I am trying to make sure that I have a proper understanding of contravariant transformations between coordinate systems.(adsbygoogle = window.adsbygoogle || []).push({});

The contravariant transformation formula is:

V^{j}= (∂y^{j}/∂x^{i}) * V^{i}

where V^{j}is in the y- frame of reference and V^{i}is in the x-frame of reference. Einstein summation convention is used here.

As an example of applying this formula, I tried to convert a Cartesian vector to a polar coordinates vector to see what the output would be. Here is how that process went:

V^{i}= <x,y>

x^{1}= x

x^{2}= y (These were the coordinate axes in the x-frame)

y^{1}= r

y^{2}=θ (These were the axes in the y-frame)
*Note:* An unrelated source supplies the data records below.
# zpelgrims/pota

Hardware: AMD Instinct MI355X
Metric: bidir redistribution Msamples/s at 4K, double-gauss 50mm (higher is better)
Workload: dtype f64

## Files before the change

pota_amd/csrc/lentil_device.h:

```cpp
#pragma once
#include <hip/hip_runtime.h>
#include <stdint.h>

#include "../../include/lentil_hip.h"

#define LD_DEV __device__ __forceinline__

namespace lentil {

constexpr float kAiPi = 3.14159265358979323846f;
constexpr float kAiPiOver2 = 1.57079632679489661923f;
constexpr float kAiEpsilon = 1.0e-4f;
constexpr float kAiInfinite = 1.0e30f;
constexpr double kPi = 3.14159265358979323846;

enum PolyId {
  P_OUT_X = 0, P_OUT_Y, P_OUT_DX, P_OUT_DY, P_OUT_T,
  P_AP_X, P_AP_Y, P_AP_DX, P_AP_DY,
  P_DAP_00, P_DAP_01, P_DAP_10, P_DAP_11,
  P_DOUT_00, P_DOUT_01, P_DOUT_10, P_DOUT_11,
  P_DAPPOS_00, P_DAPPOS_01, P_DAPPOS_10, P_DAPPOS_11,
  P_COUNT
};

// ... 220 lines not shown
  ody = vx * ey0 + vy * ey1 + vz * ey2;
}

LD_DEV double ipow_u(double x, uint32_t e) {
  uint32_t odd = 0, n = 0;
  while (e > 2) { odd = (odd << 1) | (e & 1u); ++n; e >>= 1; }
  double p = (e == 2) ? x * x : x;
  for (uint32_t i = 0; i < n; ++i) {
    p = (odd & 1u) ? (x * p) * p : p * p;
    odd >>= 1;
  }
  return p;
}

struct LdsLens {
  const DevTerm *terms;
  const DevLens *k;

  LD_DEV double eval(int pid, const double v[4]) const {
    const uint32_t first = k->first[pid], count = k->count[pid];
    double sum = 0.0;
    for (uint32_t i = 0; i < count; ++i) {
      const DevTerm t = terms[first + i];
      const uint32_t e = __builtin_amdgcn_readfirstlane(t.e);
      double term = t.c;
#pragma unroll
      for (int var = 0; var < 4; ++var) {
        const uint32_t ev = (e >> (4 * var)) & 15u;
        if (ev == 1) term = term * v[var];
        else if (ev > 1) term = term * ipow_u(v[var], ev);
      }
      const uint32_t el = (e >> 16) & 15u;
      if (el) term = term * k->lambda_pow[el];
      sum = (i == 0) ? term : sum + term;
    }
    return sum;
  }

  LD_DEV void eval_bw(const double v[4], double pred_ap[2], double Jap[4], double out[4], double Jout[4]) const {
    pred_ap[0] = eval(P_AP_X, v);
    pred_ap[1] = eval(P_AP_Y, v);
    Jap[0] = eval(P_DAP_00, v); Jap[1] = eval(P_DAP_01, v);
    Jap[2] = eval(P_DAP_10, v); Jap[3] = eval(P_DAP_11, v);
    out[0] = eval(P_OUT_X, v); out[1] = eval(P_OUT_Y, v);
    out[2] = eval(P_OUT_DX, v); out[3] = eval(P_OUT_DY, v);
    Jout[0] = eval(P_DOUT_00, v); Jout[1] = eval(P_DOUT_01, v);
    Jout[2] = eval(P_DOUT_10, v); Jout[3] = eval(P_DOUT_11, v);
  }
  LD_DEV double transmittance(const double v[4]) const { return eval(P_OUT_T, v); }
  LD_DEV void eval_fw_newton(const double v[4], double pred_ap[2], double pred_dir[2], double Jap[4], double Jappos[4]) const {
    pred_ap[0] = eval(P_AP_X, v); pred_ap[1] = eval(P_AP_Y, v);
    pred_dir[0] = eval(P_AP_DX, v); pred_dir[1] = eval(P_AP_DY, v);
    Jap[0] = eval(P_DAP_00, v); Jappos[0] = eval(P_DAPPOS_00, v);
    Jap[1] = eval(P_DAP_01, v); Jappos[1] = eval(P_DAPPOS_01, v);
    Jap[2] = eval(P_DAP_10, v); Jappos[2] = eval(P_DAPPOS_10, v);
    Jap[3] = eval(P_DAP_11, v); Jappos[3] = eval(P_DAPPOS_11, v);
  }
  LD_DEV void eval_out(const double v[4], double out[4]) const {
    out[0] = eval(P_OUT_X, v); out[1] = eval(P_OUT_Y, v);
    out[2] = eval(P_OUT_DX, v); out[3] = eval(P_OUT_DY, v);
  }
  LD_DEV const DevLens &consts() const { return *k; }
};

struct NewtonState {
  double x, y, dx, dy;
  double sqr_err, sqr_ap_err;
  double out[4];
  int k, error;
};

LD_DEV void newton_init(NewtonState &s) {
  s.x = 0; s.y = 0; s.dx = 0; s.dy = 0;
  s.sqr_err = 1e30; s.sqr_ap_err = 1e30;
  s.out[0] = s.out[1] = s.out[2] = s.out[3] = 0.0;
  s.k = 0; s.error = 0;
}

LD_DEV bool newton_continue(const NewtonState &s) {
  const double eps = 1e-8;
  return s.k < 100 && (s.sqr_err > eps || s.sqr_ap_err > eps) && s.error == 0;
}

template <class Lens>
LD_DEV void newton_iter(const Lens &L, const double scene[3], double ap_x, double ap_y, NewtonState &s) {
  const DevLens &k = L.consts();
  const double R = k.outer_pupil_curvature_radius;
  const double prev_sqr_err = s.sqr_err, prev_sqr_ap_err = s.sqr_ap_err;
  const double begin[4] = {s.x, s.y, s.dx, s.dy};
  double pred_ap[2], Jap[4], Jout[4];
  L.eval_bw(begin, pred_ap, Jap, s.out, Jout);
  const double d0 = ap_x - pred_ap[0], d1 = ap_y - pred_ap[1];
  s.sqr_ap_err = d0 * d0 + d1 * d1;
  {
    const double invdet = 1.0 / (Jap[0] * Jap[3] - Jap[1] * Jap[2]);
    const double i00 = Jap[3] * invdet, i11 = Jap[0] * invdet;
    const double i01 = -Jap[1] * invdet, i10 = -Jap[2] * invdet;
    s.dx += i00 * d0; s.dy += i10 * d0;
    s.dx += i01 * d1; s.dy += i11 * d1;
  }
  double pos[3], dir[3];
  double on_dx, on_dy;
  if (k.outer_pupil_geometry == LENTIL_GEOM_SPHERICAL) {
    sphereToCs(s.out[0], s.out[1], s.out[2], s.out[3], pos, dir, -R, R);
    double vx = scene[0] - pos[0], vy = scene[1] - pos[1], vz = scene[2] - pos[2];
    normalise3(vx, vy, vz);
    csToSphere(pos, vx, vy, vz, on_dx, on_dy, -R, R);
  } else {
    const bool cy = k.outer_pupil_geometry == LENTIL_GEOM_CYL_Y;
    cylinderToCs(s.out[0], s.out[1], s.out[2], s.out[3], pos, dir, -R, R, cy);
    double vx = scene[0] - pos[0], vy = scene[1] - pos[1], vz = scene[2] - pos[2];
    normalise3(vx, vy, vz);
    csToCylinder(pos, vx, vy, vz, on_dx, on_dy, -R, R, cy);
  }
  const double e0 = on_dx - s.out[2], e1 = on_dy - s.out[3];
  s.sqr_err = e0 * e0 + e1 * e1;
  {
    const double invdet = 1.0 / (Jout[0] * Jout[3] - Jout[1] * Jout[2]);
    const double i00 = Jout[3] * invdet, i11 = Jout[0] * invdet;
    const double i01 = -Jout[1] * invdet, i10 = -Jout[2] * invdet;
    s.x += 0.72 * i00 * e0; s.y += 0.72 * i10 * e0;
    s.x += 0.72 * i01 * e1; s.y += 0.72 * i11 * e1;
  }
  int error = s.error;
  if (s.sqr_err > prev_sqr_err) error |= 1;
  if (s.sqr_ap_err > prev_sqr_ap_err) error |= 2;
  if (s.out[0] != s.out[0]) error |= 4;
  if (s.out[2] * s.out[2] + s.out[3] * s.out[3] > 1.0) error |= 8;
  if (s.k < 10) error = 0;
  s.error = error;
  s.k += 1;
}

template <class Lens>
LD_DEV double lens_evaluate(const Lens &L, const double in[4], double out[4]) {
  L.eval_out(in, out);
  return fmax(0.0, L.transmittance(in));
}

template <class Lens>
LD_DEV void lens_pt_sample_aperture(const Lens &L, double in[4], double ap_x, double ap_y, double dist,
                                    double &out_dx, double &out_dy) {
  double dx = in[2], dy = in[3];
  double pred_dx = 0.0, pred_dy = 0.0;
  double sqr_err = 3.4028234663852886e38;
  for (int k = 0; k < 5 && sqr_err > 1e-4; ++k) {
    const double begin[4] = {in[0] + dist * dx, in[1] + dist * dy, dx, dy};
    double pred[2], pred_dir[2], Jap[4], Jappos[4];
    L.eval_fw_newton(begin, pred, pred_dir, Jap, Jappos);
    const double pred_x = pred[0], pred_y = pred[1];
    pred_dx = pred_dir[0];
    pred_dy = pred_dir[1];
    const double j00 = Jap[0] + dist * Jappos[0];
    const double j01 = Jap[1] + dist * Jappos[1];
    const double j10 = Jap[2] + dist * Jappos[2];
    const double j11 = Jap[3] + dist * Jappos[3];
    const double invdet = 1.0 / (j00 * j11 - j01 * j10);
    const double i00 = j11 * invdet, i11 = j00 * invdet, i01 = -j01 * invdet, i10 = -j10 * invdet;
    const double r0 = ap_x - pred_x, r1 = ap_y - pred_y;
    dx += i00 * r0; dy += i10 * r0;
    dx += i01 * r1; dy += i11 * r1;
    sqr_err = r0 * r0 + r1 * r1;
  }
  out_dx = pred_dx; out_dy = pred_dy;
  in[2] = dx; in[3] = dy;
}

LD_DEV double y0_plane_z(const double pos[3], const double dir[3]) {
  const double n = sqrt(dir[0] * dir[0] + dir[1] * dir[1] + dir[2] * dir[2]);
  const double dy = dir[1] / n, dz = dir[2] / n;
  return pos[2] + (dz * (0.0 - pos[1])) / dy;
}

template <class Lens>
LD_DEV double camera_get_y0_intersection_distance(const Lens &L, double sensor_shift, double aperture_housing_radius,
                                                  double sensor_out[4], double out[4], double &transmittance) {
  const DevLens &k = L.consts();
  double sensor[4] = {0.0, 0.0, 0.0, 0.0};
  double adx, ady;
  lens_pt_sample_aperture(L, sensor, 0.0, aperture_housing_radius * 0.25, sensor_shift, adx, ady);
  sensor[0] += sensor[2] * sensor_shift;
  sensor[1] += sensor[3] * sensor_shift;
  transmittance = lens_evaluate(L, sensor, out);
  for (int c = 0; c < 4; ++c) sensor_out[c] = sensor[c];
  const double R = k.outer_pupil_curvature_radius;
  double pos[3], dir[3];
  if (k.outer_pupil_geometry == LENTIL_GEOM_SPHERICAL) sphereToCs(out[0], out[1], out[2], out[3], pos, dir, -R, R);
  else cylinderToCs(out[0], out[1], out[2], out[3], pos, dir, -R, R, k.outer_pupil_geometry == LENTIL_GEOM_CYL_Y);
  return y0_plane_z(pos, dir);
}

template <class Lens>
LD_DEV double newton_finish(const Lens &L, const NewtonState &s, double &out4) {
  const DevLens &k = L.consts();
  int error = s.error;
  if (s.out[0] * s.out[0] + s.out[1] * s.out[1] > k.outer_pupil_radius * k.outer_pupil_radius) error |= 16;
  if (error == 0) {
    const double begin[4] = {s.x, s.y, s.dx, s.dy};
    out4 = L.transmittance(begin);
  } else {
    out4 = 0.0;
  }
  return fmax(0.0, out4);
}

template <class Lens>
LD_DEV double lt_sample_aperture(const Lens &L, const double scene[3], double ap_x, double ap_y,
                                 double sensor[4], double out[5], int *iters = nullptr) {
  NewtonState s;
  newton_init(s);
  while (newton_continue(s)) newton_iter(L, scene, ap_x, ap_y, s);
  const double T = newton_finish(L, s, out[4]);
  out[0] = s.out[0]; out[1] = s.out[1]; out[2] = s.out[2]; out[3] = s.out[3];
  if (iters) *iters = s.k;
// ... 466 lines not shown
```

pota_amd/csrc/lentil_hip.hip:

```cpp
#include <hip/hip_runtime.h>
#include <hip/hip_ext.h>

#include <algorithm>
#include <atomic>
#include <chrono>
#include <cmath>
#include <cstdio>
#include <cstdlib>
#include <cstring>
#include <deque>
#include <mutex>
#include <new>
#include <string>
#include <vector>

#include "lentil_kernels.h"
#include "lentil_closest_replay.h"
#include "lentil_tl_chroma_mgpu.h"
#include "lentil_lens_jit.h"
#include "lentil_camera_rays.h"
#include "lentil_trace_points.h"
#include "lentil_list_draws.h"
#include "generated/embedded_sources.inc"

// ... 2615 lines not shown
    const int rc = redistribute_streamed(ctx, &streamed, &deferred);
    if (rc) return rc;
    if (ctx->stall_redo) return LENTIL_OK;
  }
  if (!streamed) { const int rc = join_clear(ctx); if (rc) return rc; }
  if (!streamed && ctx->V.n) {
    ScanPlan plan;
    {
      const int rc = plan_scan(ctx, plan);
      if (rc) return rc;
    }
    const uint32_t M = plan.M;
    for (int ci = 0; ci < C; ++ci) {
      lentil_hip_ctx::Chunk &ch = ctx->chunks[ci];
      if (M) {
        auto bound = [&](int i) -> uint64_t {
          if (i <= 0) return 0;
          if (i >= C) return plan.n_tiles;
          const double f0 = C > 1 ? ctx->first_chunk_frac : 1.0;
          const double x = f0 + (1.0 - f0) * (double)(i - 1) / (double)(C - 1);
          const uint64_t b = (uint64_t)((double)plan.n_tiles * x);
          return b > plan.n_tiles ? plan.n_tiles : b;
        };
        ch.tile_begin = bound(ci);
        ch.tile_end = bound(ci + 1);
        ch.v_begin = ch.tile_begin * plan.sa.ppt * M;
        ch.v_end = ch.tile_end * plan.sa.ppt * M;
        if (ch.v_begin > ctx->V.n) ch.v_begin = ctx->V.n;
        if (ch.v_end > ctx->V.n) ch.v_end = ctx->V.n;
      } else {
        ch.v_begin = ((ctx->V.n * ci / C) + 63) & ~63ull;
        ch.v_end = ci == C - 1 ? ctx->V.n : (((ctx->V.n * (ci + 1) / C) + 63) & ~63ull);
        if (ch.v_begin > ctx->V.n) ch.v_begin = ctx->V.n;
        if (ch.v_end > ctx->V.n) ch.v_end = ctx->V.n;
      }
      if (ch.v_end > ch.v_begin) {
        const int rc = launch_scan(ctx, plan, ch, ctx->d_ctr + ci);
        if (rc) return rc;
        ++ctx->last_scan_launches;
      }
      HIP_TRY(ctx, hipEventRecord(ch.scanned, ctx->stream));
    }
  }
  if (!streamed) {
    HIP_TRY(ctx, hipEventRecord(ctx->ev[1], ctx->stream));
    HIP_TRY(ctx, hipEventRecord(ctx->scans_done, ctx->stream));
  }
  if (!streamed && ctx->V.n) {
    DrawArgs da{};
    init_draw_args(ctx, da);
    const int forced_rounds = forced_blind_rounds();
    const int blind_rounds = forced_rounds ? forced_rounds : 3;
    std::vector<int> rounds_of(C, blind_rounds);
    std::vector<DrawArgs> das(C, da);
    std::vector<char> enq(C, 0);
    for (int ci = 0; ci < C; ++ci) {
      HIP_TRY(ctx, hipStreamWaitEvent(ctx->chunks[ci].stream, ctx->chunks[ci].scanned, 0));
      bool done = false;
      if (!forced_rounds && ctx->chunks[ci].have_est) {
        const int r = ctx->chunks[ci].est_rounds;
        rounds_of[ci] = r < 2 ? 2 : (r > 6 ? 6 : r);
      }
      const int rc = enqueue_chunk_draws_blind(ctx, ci, das[ci], rounds_of[ci], &done);
      if (rc) return rc;
      enq[ci] = done ? 1 : 0;
      if (done) ++ctx->last_blind;
    }
    for (int ci = 0; ci < C; ++ci) {
      if (enq[ci]) continue;
      const int rc = enqueue_chunk_draws(ctx, ci, das[ci], blind_rounds);
      if (rc) return rc;
    }
    bool any_blind = false;
    for (int ci = 0; ci < C; ++ci) any_blind = any_blind || enq[ci];
    if (any_blind)
      for (int ci = 0; ci < C; ++ci)
        HIP_TRY(ctx, hipMemcpyAsync(ctx->h_ctr_pinned + ci, ctx->d_ctr + ci, sizeof(DevCounters), hipMemcpyDeviceToHost, ctx->chunks[ci].stream));
    if (any_blind) {
      for (int ci = 0; ci < C; ++ci) HIP_TRY(ctx, hipStreamSynchronize(ctx->chunks[ci].stream));
      ctx->h_ctr.assign(ctx->h_ctr_pinned, ctx->h_ctr_pinned + C);
      ctx->h_ctr_valid = true;
      unsigned long long it = 0, tr = 0, sl = 0;
      for (const DevCounters &k : ctx->h_ctr) { it += k.newton_iters; tr += k.tries; sl += k.slow_solves; }
      if (tr) { ctx->mean_iters = (double)it / (double)tr; ctx->parked_frac = (double)sl / (double)tr; }
    }
    for (int ci = 0; ci < C; ++ci) {
      lentil_hip_ctx::Chunk &ch = ctx->chunks[ci];
      if (!enq[ci]) continue;
      const DevCounters c = ctx->h_ctr[(size_t)ci];
      if (c.fallback) {
        ctx->h_ctr_valid = false;
        if (c.fallback & 64ull) {
          char note[256];
          snprintf(note, sizeof note, "chunk %d: a list of %u occlusion probes did not fit its buffers (%llu): the chunk's draws were redone with counted lists",
                   ci, c.probe_max, (unsigned long long)ch.probe_cap_now);
          ctx->redo_note = note;
          if (c.rounds_used) {
            probe_abandon(ctx);
            return fail(ctx, LENTIL_ERR_NOMEM, "occlusion probes: a list of " + std::to_string(c.probe_max) + " segments in a later round did not fit buffers capped at " +
                                                   std::to_string(ch.probe_cap_now) + ": the frame is incomplete");
          }
          ch.probe_counted = true;
          ch.pb.occ_dirty = true;
          ctx->n_dev_overflows += c.probe_over;
          HIP_TRY(ctx, hipMemsetAsync((char *)(ctx->d_ctr + ci) + offsetof(DevCounters, probe_n), 0, offsetof(DevCounters, reserved_) - offsetof(DevCounters, probe_n), ch.stream));
        }
        ++ctx->last_fallback;
        HIP_TRY(ctx, hipMemsetAsync((char *)(ctx->d_ctr + ci) + offsetof(DevCounters, n_tasks), 0,
                                    offsetof(DevCounters, inv_row_min) - offsetof(DevCounters, n_tasks), ch.stream));
        HIP_TRY(ctx, hipMemsetAsync((char *)(ctx->d_ctr + ci) + offsetof(DevCounters, fallback), 0, sizeof(unsigned long long), ch.stream));
        const int rc = enqueue_chunk_draws(ctx, ci, das[ci], blind_rounds);
        if (rc) return rc;
        rounds_of[ci] = blind_rounds;
      } else {
        const uint64_t cap = ch.v_end - ch.v_begin;
        ch.est_items = c.work_count < cap ? c.work_count : cap;
        ch.est_sum = c.sum_samples;
        ch.est_rounds = (int)c.rounds_used;
        if (ch.est_items == 0 || c.n_active[rounds_of[ci] & 1] == 0) ch.n_items = 0;
      }
    }
    int max_rounds = ctx->last_rounds;
    for (int ci = 0; ci < C; ++ci) if (rounds_of[ci] > max_rounds) max_rounds = rounds_of[ci];
    for (int ci = 0; ci < C; ++ci) {
      lentil_hip_ctx::Chunk &ch = ctx->chunks[ci];
      HIP_TRY(ctx, hipStreamSynchronize(ch.stream));
      if (ch.n_items == 0) continue;
      ctx->h_ctr_valid = false;
      int rounds = rounds_of[ci];
      const int rc = finish_rounds(ctx, ci, das[ci], rounds_of[ci], &rounds);
      if (rounds > ch.est_rounds) ch.est_rounds = rounds;
      if (rc) return rc;
      if (rounds > max_rounds) max_rounds = rounds;
    }
    ctx->last_rounds = max_rounds;
    {
      uint64_t items = 0, sum = 0;
      int rounds = 0;
      bool all = true;
      for (const auto &ch : ctx->chunks) {
        all = all && ch.have_est;
        items += ch.est_items; sum += ch.est_sum;
        if (ch.est_rounds > rounds) rounds = ch.est_rounds;
      }
      if (all) { ctx->have_total_est = true; ctx->est_items_total = items; ctx->est_sum_total = sum; ctx->est_rounds_total = rounds; }
    }
  }
  if (ctx->F.zkey_dbg && ctx->V.n && !ctx->closest_deferred) {
    hipLaunchKernelGGL(debug_gather_kernel, dim3((unsigned)ctx->num_cu * 8), dim3(256), 0, ctx->stream, ctx->F, ctx->V, P,
                       ctx->have_lens ? ctx->hlens.length : 0.0);
    HIP_TRY(ctx, hipGetLastError());
  }
  if (ctx->F.zkey && ctx->V.n && !ctx->closest_deferred) {
    hipLaunchKernelGGL(closest_gather_kernel, dim3((unsigned)ctx->num_cu * 8), dim3(256), 0, ctx->stream, ctx->F, ctx->V);
    HIP_TRY(ctx, hipGetLastError());
  }
  if (ctx->early_resolve_pending) {
    ctx->early_resolve_pending = false;
    if (ctx->F.dir && ctx->F.touched && !ctx->last_fallback) {
      if (!ctx->late_resolve_done) {
        HIP_TRY(ctx, hipStreamWaitEvent(ctx->stream, ctx->ev_res, 0));
        const int rc = launch_resolve_half(ctx, ctx->stream, 2u);
        if (rc) return rc;
      }
      ctx->resolved_valid = true;
    } else {
      HIP_TRY(ctx, hipStreamWaitEvent(ctx->stream, ctx->ev_res, 0));
// ... 1125 lines not shown
```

r(x,y) = sqrt(x^{2}+ y^{2})

θ(x,y)= tan^{-1}(y/x)

(∂r/∂x) = x/sqrt(x^{2}+ y^{2})

(∂r/∂y) = y/sqrt(x^{2}+ y^{2})

(∂θ/∂x) = -y/(x^{2}+ y^{2})

(∂θ/∂x) = x/(x^{2}+ y^{2})

Applying all of this information into the contravariant transformation formula, I get:

V^{1}(in the y-frame) = [V^{1}_{(x-frame)}* (∂y^{1}/∂x^{1})] + [V^{2}_{(x-frame)}* (∂y^{1}/∂x^{2})] =[ x * (∂r/∂x) ] + [y * (∂r/∂y)]

= (x^{2}+ y^{2}) / sqrt(x^{2}+ y^{2}) = r^{2}/r = r

V^{2}(in the y-frame) = [V^{1}_{(x-frame)}* (∂y^{2}/∂x^{1})] + [V^{2}_{(x-frame)}* (∂y^{2}/∂x^{2})] =[ x * (∂θ/∂x) ] + [y * (∂θ/∂y)]

= -xy/r^{2}+ xy/r^{2}= 0

In short, my contravariant transformation from Cartesian to polar coordinates turned the vector <x,y> to <r,0>.

Is this the correct result. Am I appropriately and correctly applying the contravariant transformation formula or do you use this transformation in some different way?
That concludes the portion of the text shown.